Saved entries
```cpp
template <int RPW, int CG>
__global__ __launch_bounds__(512) void k_conv3x3_h(C3Args A)
{
    constexpr int BR = 16 / CG, MT = 32 * RPW * CG, WPIX = C3_WPIX(BR), XP = C3_XP(BR), RAWB = C3_RAW(BR), PLANE = C3_PLANE(BR), PBUF = C3_PBUF(BR), CK = (WPIX * 8 + 511) / 512, NMM = 9 * RPW, NRD = 2 * RPW + 2;
    extern __shared__ __attribute__((aligned(16))) char c3_lds[];
    char* L = c3_lds;
    const int tid = threadIdx.x, lane = tid & 63, w = __builtin_amdgcn_readfirstlane(tid >> 6);
    const int per = gridDim.x >> 3, item = (blockIdx.x & 7) * per + (blockIdx.x >> 3);
    if (item >= A.total) return;
    const int nt = item / A.mt, mtile = item - nt * A.mt, m0 = mtile * MT;
    const int bpi = A.nby * A.nbx, n = nt / bpi, brem = nt - n * bpi, by = brem / A.nbx, bx = brem - by * A.nbx, Y0 = by * BR, X0 = bx * 16;
    const int rp = CG == 1 ? w : (w & 3), rb0 = CG == 1 ? 0 : RPW * (w >> 2);
    const int hw = A.H * A.W, nsteps = A.nchunk * 3;

    const __amdgpu_buffer_rsrc_t wr = __builtin_amdgcn_make_buffer_rsrc((void*)A.wp, 0, A.wbytes, 0x00020000);
    const unsigned avo = 16u * (unsigned)lane;
    unsigned abase[3], avq[3];
#pragma unroll
    for (int q = 0; q < 3; q++) { const int i = w + 8 * q, rb = i / 6, rem = i - 6 * rb; abase[q] = 1024u * (unsigned)(((m0 >> 5) + rb) * A.nchunk * 18 + rem); avq[q] = rb < RPW * CG ? avo : 0x80000000u; }
    unsigned xvo[11];
#pragma unroll
    for (int j = 0; j < XP; j++) {
        const int e = 64 * (8 * j + w) + lane, ch = e / WPIX, rem = e - ch * WPIX, row = rem / 18, col = rem - row * 18, gy = Y0 - 1 + row, gx = X0 - 1 + col;
        xvo[j] = (e < 16 * WPIX && gy >= 0 && gy < A.H && gx >= 0 && gx < A.W) ? 4u * (unsigned)(ch * hw + gy * A.W + gx) : C3_OOB;
    }
    const unsigned ximg = 4u * (unsigned)n * (unsigned)A.Cin * (unsigned)hw, ximg_end = ximg + 4u * (unsigned)A.Cin * (unsigned)hw, xchunk = 64u * (unsigned)hw;
    char* const RAW = L + C3_RBW * C3_WSLOT;
    char* const PL = RAW + RAWB;
    auto issue_w = [&](int s, int slot) {
        char* S = L + slot * C3_WSLOT + w * 1024;
        const unsigned so = 6144u * (unsigned)s;
#pragma unroll
        for (int q = 0; q < 3; q++) __builtin_amdgcn_raw_ptr_buffer_load_lds(wr, (__attribute__((address_space(3))) void*)(S + q * 8192), 16, avq[q], abase[q] + so, 0, 0);
    };
    auto issue_x = [&](int c) {
        const unsigned so = ximg + xchunk * (unsigned)c;
        const __amdgpu_buffer_rsrc_t xc = __builtin_amdgcn_make_buffer_rsrc((void*)((const char*)A.x + so), 0, ximg_end - so, 0x00020000);
#pragma unroll
        for (int j = 0; j < XP; j++) __builtin_amdgcn_raw_ptr_buffer_load_lds(xc, (__attribute__((address_space(3))) void*)(RAW + (8 * j + w) * 256), 4, xvo[j], 0, 0, 0);
    };
    float xmax = 0.f;
    const f32x2 k2048 = {2048.f, 2048.f};
    auto convert = [&](int buf) {
        const float* R = (const float*)RAW;
        unsigned* P = (unsigned*)(PL + buf * PBUF);
#pragma unroll
        for (int k = 0; k < CK; k++) {
            const int idx = tid + 512 * k;
            if (k < CK - 1 || idx < WPIX * 8) {
                const int q = idx / WPIX, pix = idx - q * WPIX;
                const f32x2 v = {R[(2 * q) * WPIX + pix], R[(2 * q + 1) * WPIX + pix]};
                const f16x2 h = __builtin_convertvector(v, f16x2);
                f32x2 vs, r;
                asm("v_pk_mul_f32 %0, %1, %2" : "=v"(vs) : "v"(v), "v"(k2048));
                asm("v_fma_mix_f32 %0, %1, %2, %3 op_sel_hi:[1,0,0]" : "=v"(r.x) : "v"(h), "s"(-2048.f), "v"(vs.x));
                asm("v_fma_mix_f32 %0, %1, %2, %3 op_sel:[1,0,0] op_sel_hi:[1,0,0]" : "=v"(r.y) : "v"(h), "s"(-2048.f), "v"(vs.y));
                const f16x2 l = __builtin_convertvector(r, f16x2);
                P[pix * 8 + q] = __builtin_bit_cast(unsigned, h); P[PLANE / 4 + pix * 8 + q] = __builtin_bit_cast(unsigned, l);
                xmax = __builtin_elementwise_maximum(__builtin_elementwise_maximum(xmax, __builtin_fabsf(v.x)), __builtin_fabsf(v.y));
            }
        }
    };

    f32x16 acc[RPW], acl[RPW];
#pragma unroll
    for (int rb = 0; rb < RPW; rb++)
#pragma unroll
        for (int r = 0; r < 16; r++) { acc[rb][r] = 0.f; acl[rb][r] = 0.f; }
    typedef const __attribute__((address_space(3))) char* lds_c;
    const unsigned a_lane = 16u * (unsigned)lane;
    const unsigned b_lane = (unsigned)(C3_RBW * C3_WSLOT + RAWB) + 32u * (unsigned)((2 * rp + ((lane & 31) >> 4)) * 18 + (lane & 15)) + 16u * (unsigned)(lane >> 5);

    issue_x(0); issue_w(0, 0); issue_w(min(1, nsteps - 1), 1);
    asm volatile("s_waitcnt vmcnt(6) lgkmcnt(0)\n\ts_barrier" ::: "memory");
    convert(0);
    int slot = 0;
    u32x4 a[2][RPW][2], b[2][2];
    auto step = [&](auto dy_c, auto nbuf_c, int pbuf, auto&& copies) {
        constexpr int dy = decltype(dy_c)::value, NBUF = decltype(nbuf_c)::value;
        lds_c Ab = (lds_c)(L + slot * C3_WSLOT) + a_lane;
        lds_c Bb = (lds_c)L + b_lane + pbuf * PBUF + dy * (18 * 32);
        auto ld = [&](int dx, int set) {
#pragma unroll
            for (int rb = 0; rb < RPW; rb++)
#pragma unroll
                for (int pl = 0; pl < 2; pl++) a[set][rb][pl] = *(const __attribute__((address_space(3))) u32x4*)(Ab + (((rb0 + rb) * 3 + dx) * 2 + pl) * 1024);
#pragma unroll
            for (int pl = 0; pl < 2; pl++) b[set][pl] = *(const __attribute__((address_space(3))) u32x4*)(Bb + dx * 32 + pl * PLANE);
        };
        __builtin_amdgcn_sched_barrier(0);
        ld(0, 0);
        copies();
#pragma unroll
        for (int dx = 0; dx < 3; dx++) {
            if (dx < 2) ld(dx + 1, (dx + 1) & 1);
#pragma unroll
            for (int term = 0; term < 3; term++) {
                constexpr int PA[3] = {0, 1, 0}, PB[3] = {1, 0, 0};
#pragma unroll
                for (int rb = 0; rb < RPW; rb++) {
                    f32x16& d = term == 2 ? acc[rb] : acl[rb];
                    d = __builtin_amdgcn_mfma_f32_32x32x16_f16(__builtin_bit_cast(f16x8, a[dx & 1][rb][PA[term]]), __builtin_bit_cast(f16x8, b[dx & 1][PB[term]]), d, 0, 0, 0);
                }
            }
        }
        __builtin_amdgcn_sched_group_barrier(0x100, NRD, 0);
#pragma unroll
        for (int i = 0; i < NMM; i++) {
            __builtin_amdgcn_sched_group_barrier(0x008, 1, 0);
            if (i < 2 * NRD) __builtin_amdgcn_sched_group_barrier(0x100, 1, 0);
            if (i >= 1 && i < 1 + NBUF) __builtin_amdgcn_sched_group_barrier(0x020, 1, 0);
        }
        __builtin_amdgcn_sched_barrier(0);
    };
    for (int c = 0; c < A.nchunk; c++) {
        const int pbuf = c & 1, cn = min(c + 1, A.nchunk - 1);
        asm volatile("s_waitcnt vmcnt(3) lgkmcnt(0)\n\ts_barrier" ::: "memory");
        step(std::integral_constant<int, 0>{}, std::integral_constant<int, 3 + XP>{}, pbuf, [&] { const int sf = slot == 0 ? C3_RBW - 1 : slot - 1; issue_w(min(3 * c + 2, nsteps - 1), sf); issue_x(cn); });
        slot = slot + 1 == C3_RBW ? 0 : slot + 1;
        asm volatile("s_waitcnt vmcnt(%0) lgkmcnt(0)\n\ts_barrier" :: "n"(3 + XP) : "memory");
        step(std::integral_constant<int, 1>{}, std::integral_constant<int, 3>{}, pbuf, [&] { const int sf = slot == 0 ? C3_RBW - 1 : slot - 1; issue_w(min(3 * c + 3, nsteps - 1), sf); });
        slot = slot + 1 == C3_RBW ? 0 : slot + 1;
        asm volatile("s_waitcnt vmcnt(3) lgkmcnt(0)\n\ts_barrier" ::: "memory");
        step(std::integral_constant<int, 2>{}, std::integral_constant<int, 3>{}, pbuf, [&] { const int sf = slot == 0 ? C3_RBW - 1 : slot - 1; issue_w(min(3 * c + 4, nsteps - 1), sf); });
        convert(pbuf ^ 1);
        slot = slot + 1 == C3_RBW ? 0 : slot + 1;
    }
    asm volatile("s_waitcnt vmcnt(0) lgkmcnt(0)" ::: "memory");
#pragma unroll
    for (int rb = 0; rb < RPW; rb++) acc[rb] += acl[rb] * 0x1p-11f;
    if (!(xmax < 65504.f) && A.range_flag) atomicOr(A.range_flag, 1u);

    const float* wsc = (const float*)((const char*)A.wp + (size_t)A.nchunk * 16 * 18 * A.Cout * 2);
    const int p = lane & 31, Y = Y0 + 2 * rp + (p >> 4), X = X0 + (p & 15);
    const bool inside = Y < A.H && X < A.W;
    float* yb = A.y + (size_t)n * A.Cout * hw + (size_t)Y * A.W + X;
#pragma unroll
    for (int rb = 0; rb < RPW; rb++) {
        float bv[16], sv[16];
#pragma unroll
        for (int r = 0; r < 16; r++) { const int co = m0 + 32 * (rb0 + rb) + 8 * (r >> 2) + 4 * (lane >> 5) + (r & 3); bv[r] = A.bias ? A.bias[co] : 0.f; sv[r] = wsc[co]; }
        if (inside) {
#pragma unroll
            for (int r = 0; r < 16; r++) {
                const int co = m0 + 32 * (rb0 + rb) + 8 * (r >> 2) + 4 * (lane >> 5) + (r & 3);
                const float v = acc[rb][r] * sv[r] + bv[r];
                yb[(size_t)co * hw] = fmaxf(v, v * A.slope);
            }
        }
    }
}
}

extern "C" {

int vido_conv3x3_h_supported(int n, int cin, int cout, int h, int w)
{
    const long long cp = (cin + 15) / 16 * 16;
    return n >= 1 && cin >= 1 && (cout == 32 || cout == 64 || (cout >= 128 && cout % 128 == 0)) && h >= 1 && w >= 1 && 4ll * n * cin * h * w < (1ll << 30) && 4ll * n * cout * h * w < (1ll << 30)
           && 36ll * cp * cout < (1ll << 31);
}

#define C3_MIN16 190
static int c3_block_rows(int n, int cout, int h, int w)
{
    static const int force = [] { const char* e = getenv("VIDO_CONV3X3_H_ROWS"); return e ? atoi(e) : 0; }();
    if (cout == 32) return 16;
    if (force == 16 || force == 8) return force;
    const int mt = cout >= 128 ? cout / 128 : 1;
    return n * ((h + 15) / 16) * ((w + 15) / 16) * mt >= C3_MIN16 ? 16 : 8;
}
int vido_conv3x3_h_workgroups(int n, int cout, int h, int w) { const int br = c3_block_rows(n, cout, h, w); return n * ((h + br - 1) / br) * ((w + 15) / 16) * (cout >= 128 ? cout / 128 : 1); }

int vido_conv3x3_h_bias_act(vido_ctx* ctx, const float* x, const void* w_packed, const float* bias, float* y, int n, int cin, int cout, int h, int w, float slope)
{
    if (!ctx) return VIDO_E_INVALID;
    if (!x || !w_packed || !y || x == y || !vido_conv3x3_h_supported(n, cin, cout, h, w) || slope < 0.f || slope > 1.f || (((uintptr_t)x | (uintptr_t)y) & 3) || ((uintptr_t)w_packed & 15))
        return vido_set_error(ctx, VIDO_E_INVALID, "conv3x3_h: no kernel for %d x %d -> %d channels at %d x %d (or a pointer is misaligned, or slope outside [0, 1])", n, cin, cout, h, w);
    HIP_TRY(ctx, hipSetDevice(ctx->device));
    hipStream_t st = ctx->has_ext_stream ? ctx->ext_stream : ctx->stream;
    const int br = c3_block_rows(n, cout, h, w);
    const int nby = (h + br - 1) / br, nbx = (w + 15) / 16, mt = cout >= 128 ? cout / 128 : 1, total = n * nby * nbx * mt;
    const int nchunk = (cin + 15) / 16;
    C3Args A{x, w_packed, bias, y, n, cin, cout, h, w, nby, nbx, mt, total, nchunk, slope, (unsigned)(36ll * 16 * nchunk * cout), ctx->c1_range_flag};
    static bool attr[64] = {};
    if (!attr[ctx->device & 63]) {
#define C3_ATTR(RPW_, CG_) HIP_TRY(ctx, hipFuncSetAttribute((const void*)k_conv3x3_h<RPW_, CG_>, hipFuncAttributeMaxDynamicSharedMemorySize, (int)C3_LDS(16 / CG_)))
        C3_ATTR(4, 1); C3_ATTR(2, 2); C3_ATTR(2, 1); C3_ATTR(1, 2); C3_ATTR(1, 1);
#undef C3_ATTR
        attr[ctx->device & 63] = true;
    }
    const dim3 grid(8 * ((total + 7) / 8));
#define C3_LAUNCH(RPW_, CG_) hipLaunchKernelGGL((k_conv3x3_h<RPW_, CG_>), grid, dim3(512), C3_LDS(16 / CG_), st, A)
    if (cout >= 128) { if (br == 16) C3_LAUNCH(4, 1); else C3_LAUNCH(2, 2); }
    else if (cout == 64) { if (br == 16) C3_LAUNCH(2, 1); else C3_LAUNCH(1, 2); }
    else C3_LAUNCH(1, 1);
#undef C3_LAUNCH
    HIP_TRY(ctx, hipGetLastError());
    return VIDO_OK;
}

}
```

Before: 125.0.

## Load conv input via registers and stage whole 3x3 weight chunks per slot

Input chunks no longer go through a raw f32 LDS staging area. They are loaded with buffer loads straight into registers and converted to the split f16 hi/lo planes, with 128-bit LDS stores. For the smaller output-tile variants the weight ring now holds all three dy rows of a chunk per slot, so a chunk needs one barrier instead of three. Ring depth is derived per template from an LDS budget. The aim is to cut LDS traffic, barriers and LDS footprint, at the cost of more registers held live across the MFMA loop and different waitcnt accounting.

Measured after the change: 127.2, median of 6. 1.7% higher.

```diff
diff --git a/vido-slam_amd/csrc/conv3x3h.hip b/vido-slam_amd/csrc/conv3x3h.hip
--- a/vido-slam_amd/csrc/conv3x3h.hip
+++ b/vido-slam_amd/csrc/conv3x3h.hip
@@ -9,21 +9,27 @@
 typedef unsigned u32x4 __attribute__((ext_vector_type(4)));
 
 #define C3_OOB 0x40000000u
-#define C3_WSLOT 24576
-#define C3_RBW 3
-#define C3_WPIX(BR) (((BR) + 2) * 18)
-#define C3_XP(BR) ((16 * C3_WPIX(BR) + 511) / 512)
-#define C3_RAW(BR) (C3_XP(BR) * 8 * 256)
-#define C3_PLANE(BR) (C3_WPIX(BR) * 32)
-#define C3_PBUF(BR) (2 * C3_PLANE(BR))
-#define C3_LDS(BR) (C3_RBW * C3_WSLOT + C3_RAW(BR) + 2 * C3_PBUF(BR))
+#ifndef C3_RING128
+#define C3_RING128 3
+#endif
+template <int RPW, int CG> struct C3Form {
+    static constexpr int BR = 16 / CG, RB = RPW * CG, DS = RB == 4 ? 1 : 3;
+    static constexpr int PPR = 6 * DS, QW = (RB * PPR + 7) / 8, WSLOT = 8 * QW * 1024;
+    static constexpr int WPIX = (BR + 2) * 18, PLANE = WPIX * 32, PBUF = 2 * PLANE;
+    static constexpr int XI = (2 * WPIX + 511) / 512, XL = 8 * XI;
+    static constexpr int RBW = DS == 1 ? C3_RING128 : (3 * WSLOT + 2 * PBUF <= 160 * 1024 ? 3 : 2);
+    static constexpr int LDS = RBW * WSLOT + 2 * PBUF;
+    static_assert(LDS <= 160 * 1024 && QW <= 5 && XI <= 2, "conv3x3_h: LDS, register arrays");
+};
 
 struct C3Args { const float* x; const void* wp; const float* bias; float* y; int N, Cin, Cout, H, W, nby, nbx, mt, total, nchunk; float slope; unsigned wbytes; unsigned* range_flag; };
 
 template <int RPW, int CG>
 __global__ __launch_bounds__(512) void k_conv3x3_h(C3Args A)
 {
-    constexpr int BR = 16 / CG, MT = 32 * RPW * CG, WPIX = C3_WPIX(BR), XP = C3_XP(BR), RAWB = C3_RAW(BR), PLANE = C3_PLANE(BR), PBUF = C3_PBUF(BR), CK = (WPIX * 8 + 511) / 512, NMM = 9 * RPW, NRD = 2 * RPW + 2;
+    typedef C3Form<RPW, CG> F;
+    constexpr int BR = F::BR, MT = 32 * RPW * CG, DS = F::DS, PPR = F::PPR, QW = F::QW, WSLOT = F::WSLOT, RBW = F::RBW, PD = RBW - 1;
+    constexpr int WPIX = F::WPIX, PLANE = F::PLANE, PBUF = F::PBUF, XI = F::XI, XL = F::XL, NMM = 9 * RPW, NRD = 2 * RPW + 2;
     extern __shared__ __attribute__((aligned(16))) char c3_lds[];
     char* L = c3_lds;
     const int tid = threadIdx.x, lane = tid & 63, w = __builtin_amdgcn_readfirstlane(tid >> 6);
@@ -32,53 +38,59 @@
     const int nt = item / A.mt, mtile = item - nt * A.mt, m0 = mtile * MT;
     const int bpi = A.nby * A.nbx, n = nt / bpi, brem = nt - n * bpi, by = brem / A.nbx, bx = brem - by * A.nbx, Y0 = by * BR, X0 = bx * 16;
     const int rp = CG == 1 ? w : (w & 3), rb0 = CG == 1 ? 0 : RPW * (w >> 2);
-    const int hw = A.H * A.W, nsteps = A.nchunk * 3;
+    const int hw = A.H * A.W, nsteps = A.nchunk * (3 / DS);
 
     const __amdgpu_buffer_rsrc_t wr = __builtin_amdgcn_make_buffer_rsrc((void*)A.wp, 0, A.wbytes, 0x00020000);
     const unsigned avo = 16u * (unsigned)lane;
-    unsigned abase[3], avq[3];
-#pragma unroll
-    for (int q = 0; q < 3; q++) { const int i = w + 8 * q, rb = i / 6, rem = i - 6 * rb; abase[q] = 1024u * (unsigned)(((m0 >> 5) + rb) * A.nchunk * 18 + rem); avq[q] = rb < RPW * CG ? avo : 0x80000000u; }
-    unsigned xvo[11];
-#pragma unroll
-    for (int j = 0; j < XP; j++) {
-        const int e = 64 * (8 * j + w) + lane, ch = e / WPIX, rem = e - ch * WPIX, row = rem / 18, col = rem - row * 18, gy = Y0 - 1 + row, gx = X0 - 1 + col;
-        xvo[j] = (e < 16 * WPIX && gy >= 0 && gy < A.H && gx >= 0 && gx < A.W) ? 4u * (unsigned)(ch * hw + gy * A.W + gx) : C3_OOB;
+    unsigned abase[5], avq[5];
+#pragma unroll
+    for (int q = 0; q < QW; q++) { const int i = w + 8 * q, rb = i / PPR, rem = i - PPR * rb; abase[q] = 1024u * (unsigned)(((m0 >> 5) + rb) * A.nchunk * 18 + rem); avq[q] = rb < RPW * CG ? avo : 0x80000000u; }
+    unsigned xo[2], xs[2];
+#pragma unroll
+    for (int k = 0; k < XI; k++) {
+        const int e = tid + 512 * k, hh = e / WPIX, pix = e - hh * WPIX, row = pix / 18, col = pix - row * 18, gy = Y0 - 1 + row, gx = X0 - 1 + col;
+        const bool in = hh < 2 && gy >= 0 && gy < A.H && gx >= 0 && gx < A.W;
+        xo[k] = in ? 4u * (unsigned)(8 * hh * hw + gy * A.W + gx) : C3_OOB; xs[k] = in ? 4u * (unsigned)hw : 0u;
     }
     const unsigned ximg = 4u * (unsigned)n * (unsigned)A.Cin * (unsigned)hw, ximg_end = ximg + 4u * (unsigned)A.Cin * (unsigned)hw, xchunk = 64u * (unsigned)hw;
-    char* const RAW = L + C3_RBW * C3_WSLOT;
-    char* const PL = RAW + RAWB;
+    char* const PL = L + RBW * WSLOT;
     auto issue_w = [&](int s, int slot) {
-        char* S = L + slot * C3_WSLOT + w * 1024;
-        const unsigned so = 6144u * (unsigned)s;
-#pragma unroll
-        for (int q = 0; q < 3; q++) __builtin_amdgcn_raw_ptr_buffer_load_lds(wr, (__attribute__((address_space(3))) void*)(S + q * 8192), 16, avq[q], abase[q] + so, 0, 0);
-    };
+        char* S = L + slot * WSLOT + w * 1024;
+        const unsigned so = 1024u * PPR * (unsigned)s;
+#pragma unroll
+        for (int q = 0; q < QW; q++) __builtin_amdgcn_raw_ptr_buffer_load_lds(wr, (__attribute__((address_space(3))) void*)(S + q * 8192), 16, avq[q], abase[q] + so, 0, 0);
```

TASK DIRECTIONS: Each line holding the word "threadIdx" must be pulled from the records.

YOUR RESPONSE:
    const int tid = threadIdx.x, lane = tid & 63, w = __builtin_amdgcn_readfirstlane(tid >> 6);
     const int tid = threadIdx.x, lane = tid & 63, w = __builtin_amdgcn_readfirstlane(tid >> 6);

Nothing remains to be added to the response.